**Brief**: Your answer must consist solely of the lines from the start of the entries below through the line with "residual=idn, relu=True, out_spec=out_spec)", unchanged.

*** Dataset extract Section Begins ***

@@ -477,10 +508,11 @@
         idn = x
     out_shape = (p2.shape[0], p2.shape[1], p2.shape[2], _ohwi(bp.w[2]).shape[0])
     out = conv_fwd_auto(p2, bp.pw[2], s3, b3, f8, emit8=fp8_emit_for(next_pw, out_shape, 0, f8), residual=idn, relu=True, out_spec=out_spec)
-    return out, ((o1, o2, p2 if pool else None, px if pool else None, (x8, _fp8_made_for(o1, bp.pw[1]) if f8 else None, o2_8)) if save else None)
-
-
-def _block_backward(gs, x, o1, o2, p2, px, bp, need_dx, mask_x, prev_bp=None, c8=(None, None, None)):
+    return out, ((o1, o2 if bits is None else bits, p2 if pool else None, px if pool else None,
+                  (x8, _fp8_made_for(o1, bp.pw[1]) if f8 else None, o2_8), o2_shape) if save else None)
+
+
+def _block_backward(gs, x, o1, o2, p2, px, bp, need_dx, mask_x, prev_bp=None, c8=(None, None, None), o2_shape=None):
     T = x.dtype
     (s1, _), (s2, _), (s3, _), bnd = bp.bn
     pool = bp.stride > 1
@@ -490,7 +522,9 @@
     gs_slot = fp8_slot_of(bp, "_fp8_gs") if f8 else None
     d2_slot = fp8_slot_of(bp.pw[1], "_fp8_g") if f8 else None
     x8, o1_8, o2_8 = c8
-    M2 = o2.shape[0] * o2.shape[1] * o2.shape[2]
+    o2_bits = o2.dtype == torch.int32
+    o2_shape = tuple(o2.shape) if o2_shape is None else tuple(o2_shape)
+    M2 = o2_shape[0] * o2_shape[1] * o2_shape[2]
     if o2_8 is not None and not pool:
         wgrad_auto(o2, gs, bp.pw[2], s3, 0, _ohwi(_grad_buf(w3p)), f8, o2_8, gs_slot, taps_only=False)
     else:
@@ -498,9 +532,12 @@
     d1_slot = fp8_slot_of(bp.pw[0], "_fp8_g") if f8 and x8 is not None and _fp8_wgrad1x1_wanted(bp.pw[0], M2, f8) else None
     if pool:
         dp2 = dgrad_auto(gs, bp.pw[2], f8, gs_slot)
-        dpre2 = hip.avgpool2_bwd(dp2, tuple(o2.shape), mask=o2, emit8=d2_slot.emit() if f8 and _fp8_dgrad_wanted(bp.pw[1], o2.shape, 1, f8) else None)
+        if o2_bits:
+            dpre2 = hip.avgpool2_bwd_bits(dp2, o2_shape, o2)
+        else:
+            dpre2 = hip.avgpool2_bwd(dp2, o2_shape, mask=o2, emit8=d2_slot.emit() if f8 and _fp8_dgrad_wanted(bp.pw[1], o2_shape, 1, f8) else None)
     else:
-        e8 = d2_slot.emit() if f8 and _fp8_dgrad_wanted(bp.pw[1], o2.shape, 1, f8) else None
+        e8 = d2_slot.emit() if f8 and _fp8_dgrad_wanted(bp.pw[1], o2_shape, 1, f8) else None
         dpre2 = dgrad_auto(gs, bp.pw[2], f8, gs_slot, emit8=e8, relu_mask=o2)
     dpre1 = dgrad_auto(dpre2, bp.pw[1], f8, d2_slot, pad=1, relu_mask=o1, emit8=d1_slot.emit() if d1_slot is not None else None)
     wgrad_auto(o1, dpre2, bp.pw[1], s2, 1, _ohwi(_grad_buf(w2p)), f8, o1_8, d2_slot)
@@ -531,14 +568,15 @@
     @staticmethod
     def forward(ctx, x, anchor, blocks, out_grad_premasked=False, px0=None, out_spec=None):
         ctx.out_grad_premasked = out_grad_premasked
-        saved, o1_8s = [x], []
+        saved, o1_8s, o2_shapes = [x], [], []
         cur = x
         for bi, bp in enumerate(blocks):
             cur, mids = _block_forward(cur, bp, True, px0 if bi == 0 else None, blocks[bi + 1].pw[0] if bi + 1 < len(blocks) else None,
                                        out_spec if bi + 1 == len(blocks) else None)
             saved += [mids[0], mids[1], mids[2], mids[3], cur]
             o1_8s += list(mids[4])
-        ctx.blocks = blocks
+            o2_shapes.append(mids[5])
+        ctx.blocks, ctx.o2_shapes = blocks, o2_shapes
         ctx.save_for_backward(*saved, *o1_8s)
         return cur
 
@@ -551,7 +589,7 @@
         for i in range(len(blocks) - 1, -1, -1):
             x, o1, o2, p2, px = saved[5 * i: 5 * i + 5]
             gs = _block_backward(gs, x, o1, o2, p2, px, blocks[i], need_dx or i > 0, mask_x=i > 0, prev_bp=blocks[i - 1] if i > 0 else None,
-                                 c8=tuple(o1_8s[3 * i: 3 * i + 3]))
+                                 c8=tuple(o1_8s[3 * i: 3 * i + 3]), o2_shape=ctx.o2_shapes[i])
         return gs, None, None, None, None, None
 
 
@@ -635,7 +673,7 @@
     return K * (out_size // 2) ** 2 > N * H * W
 
 
-def _roi_block0_forward(feat, rois, bp, out_size, scale, sr, extra, next_pw=None, on_map=None):
+def _roi_block0_forward(feat, rois, bp, out_size, scale, sr, extra, next_pw=None, on_map=None, save=False):
     T = feat.dtype
     (s1, b1), (s2, b2), (s3, b3), bnd = bp.bn
     w1, _ = bp.pw[0].get(T, False)
@@ -666,12 +704,16 @@
         if idn is None:
             px[K:].copy_(hip.avgpool2_fwd(extra))
     o2 = conv_fwd_auto(o1, bp.pw[1], s2, b2, f8, relu=True, pad=1)
-    p2 = hip.avgpool2_fwd(o2)
+    o2_shape = tuple(o2.shape)
+    if save and _pool_bits_wanted(bp, o2):
+        p2, o2 = hip.avgpool2_fwd_bits(o2)
+    else:
+        p2 = hip.avgpool2_fwd(o2)
     if idn is None:
         idn = conv_fwd_auto(px, bp.pw[3], bnd[0], bnd[1], f8)
     out_shape = (p2.shape[0], p2.shape[1], p2.shape[2], _ohwi(bp.w[2]).shape[0])
     out = conv_fwd_auto(p2, bp.pw[2], s3, b3, f8, emit8=fp8_emit_for(next_pw, out_shape, 0, f8), residual=idn, relu=True)
-    return o1, o2, p2, px, out, (_fp8_made_for(o1, bp.pw[1]) if f8 else None)
+    return o1, o2, p2, px, out, (_fp8_made_for(o1, bp.pw[1]) if f8 else None), o2_shape
 
 
 class RoIStageFn(torch.autograd.Function):
@@ -681,12 +723,14 @@
         feat = feat.contiguous()
         nxt = lambda i: blocks[i + 1].pw[0] if i + 1 < len(blocks) else None
         on_map = roi_downsample_on_map(rois.shape[0], out_size, feat.shape[0], feat.shape[1], feat.shape[2])
-        o1, o2, p2, px, cur, o1_8 = _roi_block0_forward(feat, rois, blocks[0], out_size, scale, sr, extra, nxt(0), on_map)
-        saved, o1_8s = [feat, rois, roi_start, extra, o1, o2, p2, px, cur], [None, o1_8, None]
+        o1, o2, p2, px, cur, o1_8, o2_shape = _roi_block0_forward(feat, rois, blocks[0], out_size, scale, sr, extra, nxt(0), on_map, save=True)
+        saved, o1_8s, o2_shapes = [feat, rois, roi_start, extra, o1, o2, p2, px, cur], [None, o1_8, None], [o2_shape]
         for bi, bp in enumerate(blocks[1:], start=1):
             cur, mids = _block_forward(cur, bp, True, None, nxt(bi))
             saved += [mids[0], mids[1], mids[2], mids[3], cur]
             o1_8s += list(mids[4])
+            o2_shapes.append(mids[5])
+        ctx.o2_shapes = o2_shapes
         ctx.blocks, ctx.meta = blocks, (out_size, scale, sr, out_grad_premasked, on_map)
         ctx.save_for_backward(*saved, *o1_8s)
         return cur
@@ -701,9 +745,11 @@
         gs = g.contiguous() if premasked else hip.relu_bwd(g.contiguous(), st[-1])
         for i in range(len(blocks) - 1, 0, -1):
             o1, o2, p2, px = st[5 * i: 5 * i + 4]
-            gs = _block_backward(gs, st[5 * i - 1], o1, o2, p2, px, blocks[i], True, mask_x=True, prev_bp=blocks[i - 1], c8=tuple(o1_8s[3 * i: 3 * i + 3]))
+            gs = _block_backward(gs, st[5 * i - 1], o1, o2, p2, px, blocks[i], True, mask_x=True, prev_bp=blocks[i - 1], c8=tuple(o1_8s[3 * i: 3 * i + 3]),
+                                 o2_shape=ctx.o2_shapes[i])
         bp = blocks[0]
         o1, o2, p2, px = st[0:4]
+        o2_shape = ctx.o2_shapes[0]
         T = o1.dtype
         (s1, _), (s2, _), (s3, _), bnd = bp.bn
         w1p, w2p, w3p, wdp = bp.w
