int rotate_accumulate(lumen_ctx *ctx, const u64 *acc, u64 *acc_out, uint32_t B, const lm_galois_key &gk,
                      KsTables *tb, const KsScratch &s) {
    const uint32_t N = ctx->N, L = ctx->L, K = ctx->K, LK = L + K, beta = tb->beta;
    const size_t lds = lm_fwd_lds(ctx->logN);
    const uint32_t threads = lm_fwd_threads(ctx->logN);
    const uint32_t nf = K == 2 ? ks_fused_digits(ctx, B, L) : 0;
    if (nf) {
        const size_t lds_i = lm_inv_lds(ctx->logN);
        const uint32_t grid = B * nf + B * (L - 2 * nf);
        lm_prof_scope ps(ctx, "ks_intt_c1", (uint64_t)B * L);
        switch (ctx->logN) {
#define LM_CASE(n)                                                                                              \
    case n:                                                                                                     \
        LM_LDS_ATTR(ctx, k_intt_pack<n>, lds_i);                                                                \
        hipLaunchKernelGGL(k_intt_pack<n>, dim3(grid), dim3(lm_inv_threads(ctx->logN)), lds_i, ctx->stream, acc, \
                           s.coef, B, L, nf, ctx->mods, tb->yscale, ctx->d_tw_inv);                             \
        break;
            LM_FOR_EACH_LOGN(LM_CASE)
#undef LM_CASE
        default:
            return lm_fail(ctx, "ring degree 2^%u has no kernel instantiation", ctx->logN);
        }
        LM_HIP(ctx, hipGetLastError());
    } else {
        if (int rc = lm_launch_ntt_strided(ctx, acc + (size_t)L * N, (size_t)2 * L * N, s.coef, (size_t)L * N, B,
                                           lm_map_q(L), true, "ks_intt_c1", &tb->yscale))
            return rc;
    }
    if (K == 2 && nf < beta) {
        lm_prof_scope ps(ctx, "ks_pack_v", (uint64_t)B);
        hipLaunchKernelGGL(k_pack_v, dim3(2048), dim3(256), 0, ctx->stream, s.coef + (size_t)2 * nf * N, (size_t)L * N,
                           B, beta - nf, K, 2 * nf, L - 2 * nf, ctx->logN, ctx->mods);
        LM_HIP(ctx, hipGetLastError());
    }
    {
        const uint64_t nb = (uint64_t)B * tb->pairs.size();
        const uint32_t *work = nullptr;
        if (int rc = modup_work_list(ctx, tb, B, &work)) return rc;
        lm_prof_scope ps(ctx, "ks_modup_ntt", nb);
        const lm_geom gm = lm_fwdw_geom(ctx->logN);
        switch (ctx->logN) {
#define LM_CASE(n)                                                                                            \
    case n:                                                                                                   \
        LM_LDS_ATTR(ctx, k_modup_ntt<n>, gm.lds);                                                             \
        hipLaunchKernelGGL(k_modup_ntt<n>, dim3((uint32_t)nb), dim3(gm.threads), gm.lds, ctx->stream, s.coef, acc, \
                           s.ext, tb->d_bx, B, L, K, beta, work, ctx->mods, ctx->d_tw_fwd);                   \
        break;
            LM_FOR_EACH_LOGN(LM_CASE)
#undef LM_CASE
        default:
            return lm_fail(ctx, "ring degree 2^%u has no kernel instantiation", ctx->logN);
        }
        LM_HIP(ctx, hipGetLastError());
    }
    {
        lm_prof_scope ps(ctx, "ks_mac", (uint64_t)B);
        dim3 grid(((N / LM_MAC_VEC + 255) / 256) * LK * ((B + LM_MAC_COLS - 1) / LM_MAC_COLS));
        hipLaunchKernelGGL(k_ks_mac, grid, dim3(256), 0, ctx->stream, s.ext, acc, gk.d_key, s.u, B, L, K, beta,
                           ctx->logN, ctx->mods);
        LM_HIP(ctx, hipGetLastError());
    }
    {
        lm_modmap mp;
        mp.period = K;
        for (uint32_t i = 0; i < LM_MAX_LIMBS; i++) mp.idx[i] = (uint8_t)(L + (i < K ? i : 0));
        u64 *up = s.u + ks_u_at(0, L, B, L, K) * N;
        const size_t pstride = (size_t)K * N;
        if (int rc = lm_launch_ntt_strided(ctx, up, pstride, up, pstride, B * 2, mp, true, "ks_intt_p", &tb->yscale))
            return rc;
        if (K == 2) {
            lm_prof_scope ps(ctx, "ks_pack_v", (uint64_t)B);
            hipLaunchKernelGGL(k_pack_v, dim3(2048), dim3(256), 0, ctx->stream, up, pstride, B * 2, 1u, K, L, K,
                               ctx->logN, ctx->mods);
            LM_HIP(ctx, hipGetLastError());
        }
    }
    {
        const uint32_t *work_down = nullptr;
        if (int rc = moddown_work_list(ctx, tb, B, &work_down)) return rc;
        lm_prof_scope ps(ctx, "ks_moddown_ntt", (uint64_t)B * 2 * L);
        switch (ctx->logN) {
#define LM_CASE(n)                                                                                            \
    case n:                                                                                                   \
        LM_LDS_ATTR(ctx, k_moddown_ntt<n>, lds);               \
        hipLaunchKernelGGL(k_moddown_ntt<n>, dim3(B * 2 * L), dim3(threads), lds, ctx->stream, s.u, acc,      \
                           acc_out, tb->d_bxp, tb->d_pinv, gk.d_index, gk.d_inv_index, work_down, B, L, K, ctx->mods, \
                           ctx->d_tw_fwd);                                                                    \
        break;
            LM_FOR_EACH_LOGN(LM_CASE)
#undef LM_CASE
        default:
            return lm_fail(ctx, "ring degree 2^%u has no kernel instantiation", ctx->logN);
        }
        LM_HIP(ctx, hipGetLastError());
    }
    return 0;
}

*** Dataset extract Section Ends ***

**Task result**:
@@ -477,10 +508,11 @@
         idn = x
     out_shape = (p2.shape[0], p2.shape[1], p2.shape[2], _ohwi(bp.w[2]).shape[0])
     out = conv_fwd_auto(p2, bp.pw[2], s3, b3, f8, emit8=fp8_emit_for(next_pw, out_shape, 0, f8), residual=idn, relu=True, out_spec=out_spec)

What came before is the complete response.